Managing memory in a real-time system can be challenging. There are many aspects to consider such as code space memory management, RAM memory management, memory optimizations and how they affect performance and so on. Below are seven general tips that will help real-time developers start to manage their memory.
Tip #1 – Avoid malloc
In a real-time system that requires deterministic timing, using malloc to allocate memory on the fly is a bad idea. First, the typical malloc implementation is not deterministic which means there is no guarantee how long it will take allocate memory if it is even able to do so. There are many real-time issues that arise from using malloc such as
• Heap fragmentation
• Failure to allocate memory
• Non-deterministic behavior
Don’t tempt fate, just avoid malloc. We will discuss a few alternative in this article.
Tip #2 – Use Memory Byte Pools for Task Stack Allocation ONLY
RTOSes usually contain numerous mechanisms for developers to allocate memory. The options are usually a byte and block memory pools. Byte memory pools behave very similarly to a heap and allocate memory like malloc. There are some implementations that are deterministic but there is still the potential issue for heap fragmentation. For these reason, it is highly recommended that developers only use byte pools to allocate memory at the application beginning such as for buffers or task stacks.
Tip #3 – Use Memory Block Pools for Dynamic Memory Allocation
There are times when developers can’t get away with statically allocating all their memory. The application may not know ahead of time how much memory is needed, or allocating all the memory up front may require more RAM than is available on the microcontroller. We have already mentioned that we don’t want to use malloc or byte pools so what is a developer to do in these circumstances? The answer is to use a block memory pool. A block memory pool allocates memory in fixed blocks of memory unlike a byte memory pool which does so one byte at a time. The algorithms for block memory pools are deterministic and fast! So if you need to dynamically allocate memory, use a block memory pool. (Most RTOSes have them).

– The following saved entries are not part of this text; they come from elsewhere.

@@ -279,11 +255,6 @@
             for (int i = 0; i < B_IT; ++i) {
                 const int k = tid / B_TPR + B_RPI * i, n = (tid % B_TPR) * 4;
                 float4 v = rb[i];
-                if (GATHER_B) {
-                    const float4 d = gbd[GATHER_B ? i : 0];
-                    v.x += fmaf(gbw[2].x, d.z, fmaf(gbw[1].x, d.y, gbw[0].x * d.x)); v.y += fmaf(gbw[2].y, d.z, fmaf(gbw[1].y, d.y, gbw[0].y * d.x));
-                    v.z += fmaf(gbw[2].z, d.z, fmaf(gbw[1].z, d.y, gbw[0].z * d.x)); v.w += fmaf(gbw[2].w, d.z, fmaf(gbw[1].w, d.y, gbw[0].w * d.x));
-                }
                 if (proB) {
                     const bool dead = v.x != v.x;
                     v = pro4(v, qsa, qsc);
@@ -304,14 +275,8 @@
 
     constexpr int D_ASLOTS = BM * (G_BK / 4), D_BSLOTS = BN * (G_BK / 4);
     constexpr int D_ANI = D_ASLOTS / G_THREADS, D_BNI = D_BSLOTS / G_THREADS;
-    constexpr int D_STAGE = (D_ASLOTS + D_BSLOTS) * 4 + (GATHER ? 96 : 32);
-    const bool direct = G_BK == 16 && !edge_mn && (p.K % G_BK == 0) && !p.no_direct && !bnbA && !GATHER_B;
-    if (GATHER_B) {
-#pragma unroll
-        for (int i = 0; i < B_IT; ++i) gbrow[GATHER_B ? i : 0] = p.ga_rows[kc_begin * G_BK + tid / B_TPR + B_RPI * i];
-#pragma unroll
-        for (int c = 0; c < 3; ++c) gbw[c] = *(const float4 *)(p.ga_wx + (long long)c * p.N + n0 + (tid % B_TPR) * 4);
-    }
+    constexpr int D_STAGE = (D_ASLOTS + D_BSLOTS) * 4 + ((GATHER || GATHER_B) ? 96 : 32);
+    const bool direct = G_BK == 16 && !edge_mn && (p.K % G_BK == 0) && (GATHER_B || !p.no_direct);
     if (direct && kc_begin < kc_end) {
         const long long pro_delta = proA ? (long long)(p.pro_c - p.pro_a) : 0ll;
         if (GATHER && !proA) __builtin_trap();
@@ -371,10 +336,12 @@
             if (proA && wid == 0) { CMF_WAIT_VMCNT(D_ANI + D_BNI + 1); } else { CMF_WAIT_VMCNT(D_ANI + D_BNI); }
         };
         const int nch = kc_end - kc_begin;
-        issue(kc_begin, 0);
-        if (nch > 1) issue(kc_begin + 1, 1);
-        wait_prev(nch > 1);
-        __builtin_amdgcn_s_barrier();
+        if constexpr (!GATHER_B) {
+            issue(kc_begin, 0);
+            if (nch > 1) issue(kc_begin + 1, 1);
+            wait_prev(nch > 1);
+            __builtin_amdgcn_s_barrier();
+        }
         const int frow = lane & 31, h = lane >> 5;
         int arow[TM], aswz[TM], brow[TN], bswz[TN];
 #pragma unroll
@@ -447,7 +414,7 @@
                     af[w][i].z = fmaxf(fmaf(pa4[w].z, af[w][i].z, pc4[w].z), 0.f); af[w][i].w = fmaxf(fmaf(pa4[w].w, af[w][i].w, pc4[w].w), 0.f);
                 }
             }
-            if (proB) {
+            if (proB && !GATHER_B) {
 #pragma unroll
                 for (int j = 0; j < TN; ++j) {
                     bf[w][j].x = fmaxf(fmaf(qa[j], bf[w][j].x, qc[j]), 0.f); bf[w][j].y = fmaxf(fmaf(qa[j], bf[w][j].y, qc[j]), 0.f);
@@ -471,6 +438,148 @@
 #ifndef CMF_NO_SETPRIO
         __builtin_amdgcn_s_setprio(1);
 #endif
+        if constexpr (GATHER_B) {
+            static_assert(BN == 128 && G_BK == 16 && (BM == 128 || BM == 256), "direct-transform loop: 4 k-rows of both operands per wave");
+            constexpr int SA = BM / 4, KA = 64 / SA;
+            constexpr int NL = D_ANI + D_BNI + 2;
+            const int ka = 4 * wid + lane / SA, kb = 4 * wid + (lane >> 5);
+            unsigned wmask = 0;
+#pragma unroll
+            for (int q = 0; q < D_ANI; ++q) if (bnbA && p.bnb_out && ((ka + KA * q) % bnb_writers) == tn) wmask |= 1u << q;
+            f32x4 rz[D_ANI];
+            float *cstB = smem + G_STAGES * D_STAGE, *cstA = cstB + 5 * BN;
+            if (tid < BN) {
+                const int n = n0 + tid;
+                cstB[tid] = p.ga_wx[n]; cstB[BN + tid] = p.ga_wx[(long long)p.N + n]; cstB[2 * BN + tid] = p.ga_wx[2ll * p.N + n];
+                cstB[3 * BN + tid] = proB ? p.prob_a[n] : 1.f; cstB[4 * BN + tid] = proB ? p.prob_c[n] : 0.f;
+            }
+            if (DT_LDS_A && bnbA && tid < BM) {
+                const int m = m0 + tid;
+                float al, be, ga;
+                const float mu = p.bnb_mean[m];
+                cmf_bnb_coef(p.bnb_a[m], mu, p.bnb_invstd[m], p.bnb_sums[m], p.bnb_sums[p.M + m], p.bnb_ic, al, be, ga);
+                cstA[tid] = al; cstA[BM + tid] = be; cstA[2 * BM + tid] = ga; cstA[3 * BM + tid] = mu;
+            }
+            __syncthreads();
+            auto issue_t = [&](int kc, int stg, const int (&brow)[D_BNI]) {
+                const int k0 = kc * G_BK;
+                float *sa = smem + stg * D_STAGE, *sb = sa + D_ASLOTS * 4, *sp = sb + D_BSLOTS * 4 + wid * 20;
+#pragma unroll
+                for (int q = 0; q < D_ANI; ++q)
+                    __builtin_amdgcn_global_load_lds((g_gptr)(p.A + (long long)(k0 + ka + KA * q) * p.lda + m0 + dt_ca), (g_lptr)(sa + (wid * D_ANI + q) * 256), 16, 0, 0);
+#pragma unroll
+                for (int q = 0; q < D_BNI; ++q)
+                    __builtin_amdgcn_global_load_lds((g_gptr)(p.B + (long long)brow[q] * p.ldb + n0 + dt_cb), (g_lptr)(sb + (wid * D_BNI + q) * 256), 16, 0, 0);
+                if (lane < 4) {
+                    const int kr = k0 + 2 * G_BK + 4 * wid + lane;
+                    __builtin_amdgcn_global_load_lds((g_gptr)(p.ga_rows + (kr < p.K ? kr : 0)), (g_lptr)sp, 4, 0, 0);
+                    __builtin_amdgcn_global_load_lds((g_gptr)(p.ga_dxyz + (long long)(k0 + 4 * wid + lane) * 4), (g_lptr)(sp + 4), 16, 0, 0);
+                }
+            };
+            auto load_z = [&](int kc) {
+#pragma unroll
+                for (int q = 0; q < D_ANI; ++q) {
+                    const float *zs = p.bnb_z + (long long)(kc * G_BK + ka + KA * q) * p.ldbz + m0 + dt_ca;
+                    asm volatile("global_load_dwordx4 %0, %1, off" : "=&v"(rz[q]) : "v"(zs) : "memory");
+                }
+            };
+            auto wait_t = [&](bool newest_outstanding) {
+                if (newest_outstanding) { CMF_WAIT_VMCNT(NL); } else { CMF_WAIT_VMCNT(0); }
+            };
+            auto lds_write128 = [&](unsigned addr, const f32x4 &v) { asm volatile("ds_write_b128 %0, %1" :: "v"(addr), "v"(v) : "memory"); };
+            auto transform = [&](int kc, int stg) {
+                float *sa = smem + stg * D_STAGE, *sb = sa + D_ASLOTS * 4, *sp = sb + D_BSLOTS * 4 + wid * 20;
+                const unsigned aa = g_lds_addr(sa + wid * D_ANI * 256 + lane * 4), ab = g_lds_addr(sb + wid * D_BNI * 256 + lane * 4);
+                f32x4 vb[D_BNI], d[D_BNI], va[D_ANI], gbw[3], qsa, qsc, cA[4];
+#pragma unroll
+                for (int q = 0; q < D_BNI; ++q) { vb[q] = g_lds_read128(ab + q * 1024); d[q] = g_lds_read128(g_lds_addr(sp + 4 + ((lane >> 5) + 2 * q) * 4)); }
+#pragma unroll
+                for (int c = 0; c < 3; ++c) gbw[c] = g_lds_read128(g_lds_addr(cstB + c * BN + dt_cb));
+                qsa = g_lds_read128(g_lds_addr(cstB + 3 * BN + dt_cb)); qsc = g_lds_read128(g_lds_addr(cstB + 4 * BN + dt_cb));
+                g_lds_wait();
+                g_pin(gbw[0]); g_pin(gbw[1]); g_pin(gbw[2]); g_pin(qsa); g_pin(qsc);
+#pragma unroll
+                for (int q = 0; q < D_BNI; ++q) {
+                    g_pin(vb[q]); g_pin(d[q]);
+                    f32x4 v = vb[q];
+                    v.x += fmaf(gbw[2].x, d[q].z, fmaf(gbw[1].x, d[q].y, gbw[0].x * d[q].x)); v.y += fmaf(gbw[2].y, d[q].z, fmaf(gbw[1].y, d[q].y, gbw[0].y * d[q].x));
+                    v.z += fmaf(gbw[2].z, d[q].z, fmaf(gbw[1].z, d[q].y, gbw[0].z * d[q].x)); v.w += fmaf(gbw[2].w, d[q].z, fmaf(gbw[1].w, d[q].y, gbw[0].w * d[q].x));
+                    if (proB) {
+                        const bool dead = v.x != v.x;
+                        v.x = fmaxf(fmaf(qsa.x, v.x, qsc.x), 0.f); v.y = fmaxf(fmaf(qsa.y, v.y, qsc.y), 0.f);
+                        v.z = fmaxf(fmaf(qsa.z, v.z, qsc.z), 0.f); v.w = fmaxf(fmaf(qsa.w, v.w, qsc.w), 0.f);
+                        if (dead) v = f32x4{0.f, 0.f, 0.f, 0.f};
+                    } else if (v.x != v.x) v = f32x4{0.f, 0.f, 0.f, 0.f};
+                    lds_write128(ab + q * 1024, v);
+                }
+                if (bnbA) {
+#pragma unroll
+                    for (int q = 0; q < D_ANI; ++q) va[q] = g_lds_read128(aa + q * 1024);
+                    if (DT_LDS_A) {
+#pragma unroll
+                        for (int c = 0; c < 4; ++c) cA[c] = g_lds_read128(g_lds_addr(cstA + c * BM + dt_ca));
+                    }
+                    g_lds_wait();
+                    if (DT_LDS_A) {
+                        g_pin(cA[0]); g_pin(cA[1]); g_pin(cA[2]); g_pin(cA[3]);
+#pragma unroll
+                        for (int j = 0; j < 4; ++j) { bal[j] = cA[0][j]; bbe[j] = cA[1][j]; bga[j] = cA[2][j]; bmu[j] = cA[3][j]; }
+                    }
+#pragma unroll
+                    for (int q = 0; q < D_ANI; ++q) {
+                        g_pin(va[q]); g_pin(rz[q]);
+                        f32x4 v = va[q];
+                        const f32x4 zz = rz[q];
+                        v.x = cmf_bnb_apply(v.x, zz.x, bmu[0], bal[0], bbe[0], bga[0]); v.y = cmf_bnb_apply(v.y, zz.y, bmu[1], bal[1], bbe[1], bga[1]);
+                        v.z = cmf_bnb_apply(v.z, zz.z, bmu[2], bal[2], bbe[2], bga[2]); v.w = cmf_bnb_apply(v.w, zz.w, bmu[3], bal[3], bbe[3], bga[3]);
+                        lds_write128(aa + q * 1024, v);
+                        if (wmask & (1u << q)) *(f32x4 *)(p.bnb_out + (long long)(kc * G_BK + ka + KA * q) * p.ldbo + m0 + dt_ca) = v;
+                    }
+                }
+            };
+            {
+                int br0[D_BNI], br1[D_BNI];
+#pragma unroll
+                for (int q = 0; q < D_BNI; ++q) {
+                    br0[q] = p.ga_rows[kc_begin * G_BK + kb + 2 * q];
+                    br1[q] = nch > 1 ? p.ga_rows[(kc_begin + 1) * G_BK + kb + 2 * q] : 0;
+                }
+                issue_t(kc_begin, 0, br0);
+                if (bnbA) load_z(kc_begin);
+                if (nch > 1) issue_t(kc_begin + 1, 1, br1);
+                wait_t(nch > 1);
+                transform(kc_begin, 0);
+            }
+            for (int c = 0; c < nch; ++c) {
+                const int sn = st == 2 ? 0 : st + 1;
+                if (bnbA && c + 1 < nch) load_z(kc_begin + c + 1);
+                g_lds_wait();
+                __builtin_amdgcn_s_barrier();
+                const float *sa = smem + st * D_STAGE, *sb = sa + D_ASLOTS * 4, *sp = sb + D_BSLOTS * 4;
+                read_frags(sa, sb, sp, 0, 0);
+                if (c > 0) mfma_step(1);
+                g_lds_wait(); pin_frags(0);
+                read_frags(sa, sb, sp, 8, 1);
+                int br[D_BNI];
+                f32x4 brv = {0.f, 0.f, 0.f, 0.f};
+                if (c + 2 < nch) brv = g_lds_read128(g_lds_addr(sp + wid * 20));
+                mfma_step(0);
+                g_lds_wait(); pin_frags(1); g_pin(brv);
+                if (c + 2 < nch) {
+#pragma unroll
+                    for (int q = 0; q < D_BNI; ++q) {
+                        const float f = (lane >> 5) ? (q ? brv.w : brv.y) : (q ? brv.z : brv.x);
+                        br[q] = __builtin_bit_cast(int, f);
+                    }
+                    issue_t(kc_begin + c + 2, st == 0 ? 2 : st - 1, br);
+                }
+                if (c + 1 < nch) { wait_t(c + 2 < nch); transform(kc_begin + c + 1, sn); }
+                st = sn;
+            }
+            mfma_step(1);
+            g_lds_wait();
+            __builtin_amdgcn_s_barrier();
+        } else
         {
             {
                 const float *sa = smem, *sb = sa + D_ASLOTS * 4, *sp = sb + D_BSLOTS * 4;
@@ -502,9 +611,8 @@
         }
         __builtin_amdgcn_s_setprio(0);
     } else
-    if (GATHER || GATHER_S) __builtin_trap();
-    else
     if (kc_begin < kc_end) {
+        if (GATHER || GATHER_S || GATHER_B) __builtin_trap();
         load_tiles(kc_begin);
         store_A(0); store_B(0);
         __syncthreads();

Tip #4 – Statically Allocate Memory
I have been dancing around the issue a bit but now let’s just come out and say it; the best practice a real-time developer can follow is to statically allocate memory. Statically allocating memory means that all the memory allocation is performed at compile time rather than run-time. This is the safest way to ensure determinism and that there won’t be memory fragmentation issues. When a developer can’t allocate memory at compile time, such is the case with some RTOSes that allocate task control blocks dynamically, try to perform all dynamic memory allocation during system initialization. Allocating memory at start-up will give the appearance that the memory was statically allocated.
Tip #5 – Minimize RTOS Object Use
Every object that is created through the RTOS such as tasks, semaphores, message queues and so on all have a control block associated with them. The control block is essentially a structure that holds various parameters that are necessary for the object to perform its function. Developers working in resource constrained environments will want to minimize how many of these objects they use in their application. RTOS objects can very quickly start to use a significant amount of RAM if a developer doesn’t closely monitor their code.
Tip #6 – Change the compilers default optimization settings
Handling memory during run-time isn’t the only memory management issues that a developer will encounter. Sometimes developers need to try to optimize RAM and ROM in order to minimize BOM costs for the microcontroller they use. In many cases, compilers such as GCC do not contain the best optimization settings by default and the code is often bloated and slow. Never rely on the default compiler settings. Review the compiler manual for optimizations and settings that can be used to adjust RAM and ROM size. Alternatively, developers may want to find development tools that can do this for them such as Somnium’s DRT product.
Tip #7 – Monitor the Memory Map File
A great way to track where ROM and RAM is going is to review the memory map file that is generated by the compiler. This file will tell developers the code size for functions along with how much memory is being allocated for their variables. Map files generally differ slightly from one tool to the next so the it requires the developer to open the file and browse them manually to determine where their memory is being used. Attentively, developers could write a Python script that will read the file and provide mechanisms for viewing where optimizations and code reworking could be the most efficient.
Real-time embedded software developers often struggle with managing their systems memory. By not tracking where memory is going they can quickly run out of code space or run-time issues related to the heap being fragmented. The tips that we’ve examined in this article seem simple, but by following them developers can not only better manage their memory footprint, they can also save themselves the headache from debugging a system that is teetering on the edge of a memory disaster.